SGML Roots
Both XML and HTML are derived from the Standard Generic Markup Language (SGML), created 20 years ago for the purpose of processing documents using a computer. SGML tags embedded within the document directed the processing of the document; defined its format, font family, and so on.
At a certain point in its evolution, presumably because you could quickly see the inefficiency of recoding a document every time you wanted to change from Letter to A4 paper size for example, or to change the type font from Times to Helvetica, some of the formatting instructions were generalized and abstracted into a separate document. This allowed the formatting instructions to be modified independently of the document content, and more quickly and easily.
The concept of separating out the document formatting instructions from the content was implemented in a style sheet. Markup tags embedded within a document could be made into a kind of variable loaded or initialized from an external source. The program that processed the document, therefore, had two inputsthe main document with the embedded tags and the associated style sheet or content model. Therefore, you could change many of the physical characteristics of the output document, based on changing the associated style sheet. These style sheets evolved into document type definitions (DTD) and finally into XML Schemas.
As document processing gradually became the province of PCs and workstations, the concepts behind SGML re-emerged first in HTML and then in XML. XML was originally developed to overcome the limitations of HTML, in particular to better support dynamic content creation and management. HTML is okay for static content, but as the Web evolves toward more of a software-enabled platform, in which data has associated meaning, content needs to be generated and digested dynamicallywhich capability XML supports.

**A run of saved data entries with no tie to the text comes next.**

static int require_open(smhv_ctx *c, const char *what);
extern "C" SMHV_API int smhv_crop_to_map(smhv_ctx *c, int grayscale, int *map_open, uint32_t roi[4], uint8_t *ui_rgba) {
	TraitTimer tt_(c, SMHV_T_CROP_TO_MAP);
	if (!c || !map_open) return fail(SMHV_E_INVALID, "bad arguments");
	if (!c->have_frame) return fail(SMHV_E_INVALID, "crop_to_map called before load_frame");
	HIPCHK(hipSetDevice(c->device));
	smhv_batch *b = c->fb;
	const Geom &g = b->g;
	Buffers bf = make_buffers(b, c->frame_ptr, 0);
	hipStream_t s = c->s_main;
	HIPCHK(launch_button(g, bf, 1, 0, s));
	HIPCHK(launch_map_pass(g, bf, 1, MAP_UI | MAP_MASK, grayscale, s));
	b->ui_written = true; b->ui_gray = grayscale != 0;
	HIPCHK(hipEventRecord(c->ev_map, s));
	Buffers bm = make_buffers(b, c->frame_ptr, 3);
	HIPCHK(launch_find_minimap(g, bm, 1, s));
	HIPCHK(hipMemcpyAsync(c->h_aux, b->d_aux, sizeof(FrameAux), hipMemcpyDeviceToHost, s));
	HIPCHK(hipMemcpyAsync(&c->h_res[3], b->d_results + 3, sizeof(smhv_frame_result), hipMemcpyDeviceToHost, s));
	HIPCHK(wait_stream(s));
	c->cropped = true; c->isolated = false; c->mask_valid = false; c->ui_pending = false;
	c->map_open = c->h_aux->open != 0;
	*map_open = c->map_open ? 1 : 0;
	if (!c->map_open) return SMHV_OK;
	c->minimap_cached = true;
	if (roi) { roi[0] = g.rx; roi[1] = g.ry; roi[2] = g.rw; roi[3] = g.rh; }
	c->mask_valid = true;
	const uint32_t t = (c->ui_turn++) & 1u;
	const size_t ui_bytes = (size_t)g.rw * g.rh * 4;
	if (c->h_ui_cap[t] < ui_bytes) {
		if (c->h_ui[t]) { HIPCHK(hipEventSynchronize(c->ev_ui[t])); (void)hipHostFree(c->h_ui[t]); c->h_ui[t] = nullptr; c->h_ui_cap[t] = 0; }
		HIPCHK(hipHostMalloc((void **)&c->h_ui[t], ui_bytes, hipHostMallocDefault));
		c->h_ui_cap[t] = ui_bytes;
	}
	if (c->d_ui_tight_cap < ui_bytes) {
		HIPCHK(wait_stream(c->s_ui));
		if (c->d_ui_tight) (void)hipFree(c->d_ui_tight);
		c->d_ui_tight = nullptr; c->d_ui_tight_cap = 0;
		HIPCHK(hipMalloc((void **)&c->d_ui_tight, ui_bytes));
		c->d_ui_tight_cap = ui_bytes;
	}
	HIPCHK(hipStreamWaitEvent(c->s_ui, c->ev_map, 0));
	const size_t row_bytes = (size_t)g.rw * 4;
	HIPCHK(launch_pack_rows(b->d_ui + (size_t)g.m_xoff * 4, g.ui_pitch, c->d_ui_tight, (uint32_t)row_bytes, g.rh, c->s_ui));
	if (!ui_rgba) {
		HIPCHK(hipMemcpyAsync(c->h_ui[t], c->d_ui_tight, ui_bytes, hipMemcpyDeviceToHost, c->s_ui));
		HIPCHK(hipEventRecord(c->ev_ui[t], c->s_ui));
		c->ui_pending = true;
		return SMHV_OK;
	}
	const uint32_t parts = 4, rows_per = (g.rh + parts - 1) / parts;
	for (uint32_t k = 0; k < parts; ++k) {
		const uint32_t r0 = k * rows_per, r1 = std::min(g.rh, r0 + rows_per);
		if (r1 > r0) HIPCHK(hipMemcpyAsync(c->h_ui[t] + (size_t)r0 * row_bytes, c->d_ui_tight + (size_t)r0 * row_bytes, (size_t)(r1 - r0) * row_bytes, hipMemcpyDeviceToHost, c->s_ui));
		HIPCHK(hipEventRecord(k + 1 < parts ? c->ev_ui_part[k] : c->ev_ui[t], c->s_ui));
	}
	c->ui_pending = true;
	for (uint32_t k = 0; k < parts; ++k) {
		const uint32_t r0 = k * rows_per, r1 = std::min(g.rh, r0 + rows_per);
		HIPCHK(wait_event(k + 1 < parts ? c->ev_ui_part[k] : c->ev_ui[t]));
		if (r1 > r0) memcpy(ui_rgba + (size_t)r0 * row_bytes, c->h_ui[t] + (size_t)r0 * row_bytes, (size_t)(r1 - r0) * row_bytes);
	}
	return SMHV_OK;
}

extern "C" SMHV_API int smhv_ui_map(smhv_ctx *c, const uint8_t **rgba, uint32_t *w, uint32_t *h) {
	TraitTimer tt_(c, SMHV_T_UI_MAP);
	int rc = require_open(c, "ui_map");
	if (rc) return rc;
	if (!rgba) return fail(SMHV_E_INVALID, "null output");
	if (!c->ui_pending) return fail(SMHV_E_STATE, "ui_map: crop_to_map has not produced a map for this frame");
	HIPCHK(hipSetDevice(c->device));
	const uint32_t t = (c->ui_turn - 1u) & 1u;
	HIPCHK(wait_event(c->ev_ui[t]));
	*rgba = c->h_ui[t];
	if (w) *w = c->fb->g.rw;
	if (h) *h = c->fb->g.rh;
	return SMHV_OK;
}

extern "C" SMHV_API int smhv_red_pixels(smhv_ctx *c, uint32_t *count) {
	if (!c || !count) return fail(SMHV_E_INVALID, "bad arguments");
	if (!c->cropped) return fail(SMHV_E_STATE, "crop_to_map has not run for this frame");
	*count = c->h_aux->red;
	return SMHV_OK;
}

static int require_open(smhv_ctx *c, const char *what) {
	if (!c) return fail(SMHV_E_INVALID, "null context");
	if (!c->have_frame || !c->cropped) return fail(SMHV_E_INVALID, "%s called before load_frame/crop_to_map", what);
	if (!c->map_open) return fail(SMHV_E_STATE, "%s: the map is closed for this frame (crop_to_map returned None)", what);
	return SMHV_OK;
}

extern "C" SMHV_API int smhv_ocr_preprocess(smhv_ctx *c, const uint8_t **out, size_t *len) {
	TraitTimer tt_(c, SMHV_T_OCR_PREPROCESS);
	int rc = require_open(c, "ocr_preprocess");
	if (rc) return rc;
	if (!out || !len) return fail(SMHV_E_INVALID, "null output");
	HIPCHK(hipSetDevice(c->device));
	smhv_batch *b = c->fb;
	const Geom &g = b->g;
	Buffers bf = make_buffers(b, c->frame_ptr, 1);
	hipStream_t s = c->s_scales;
	HIPCHK(launch_brq_pass(g, bf, 1, BRQ_OCR, 0, 0, s));
	rc = copy_image_d2h(c, 1, c->h_ocr, b->d_ocr, g.ocr_pitch, g.q_xoff, g.qw, g.qh, s);
	if (rc) return rc;
	*out = c->h_ocr; *len = (size_t)g.qw * g.qh;
	return SMHV_OK;
}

HTML has a fixed set of tags, whereas XML allows any number of tags to be defined. With XML, the problem of associated meaning for the tags became much greater because there is no finite set of predefined tags. XML tags are all made up for the particular application.
Using XML, you can define any number of elements that associate meaning with data; that is, that describe the data and what to do with it using one or more elements created for the purpose. For example:
<Company> <CompanyName region="US"> Skateboots Manufacturing </CompanyName> <address> <line> 200 High Street </line> <line> Springfield, MA 55555 </line> <Country> USA </Country> </address> <phone> +1 781 555 5000 </phone> </Company>
As shown in the example, XML not only allows you to define elements that describe the data, but it also allows you to define structures that group related data. It's easy to imagine a search for elements that match certain criteria, such as <Country> and <phone>, for a given company. Or search for all <company> elements, and return a list of those entities identifying themselves as companies on the Web. Furthermore, as mentioned earlier, XML allows associated schemas to separately validate the data and describe other attributes and qualities of the data, which is something completely impossible using HTML.
This capability of XML has led to its prominence and widespread adoption as a data formatting and structuring language. Thus, the XML community itself is divided between those focused on document markup and those focused on data definition. With XML's capability to define any number of tags and to define data types and structures, any application or program data can be transformed, or mapped, into XML documents.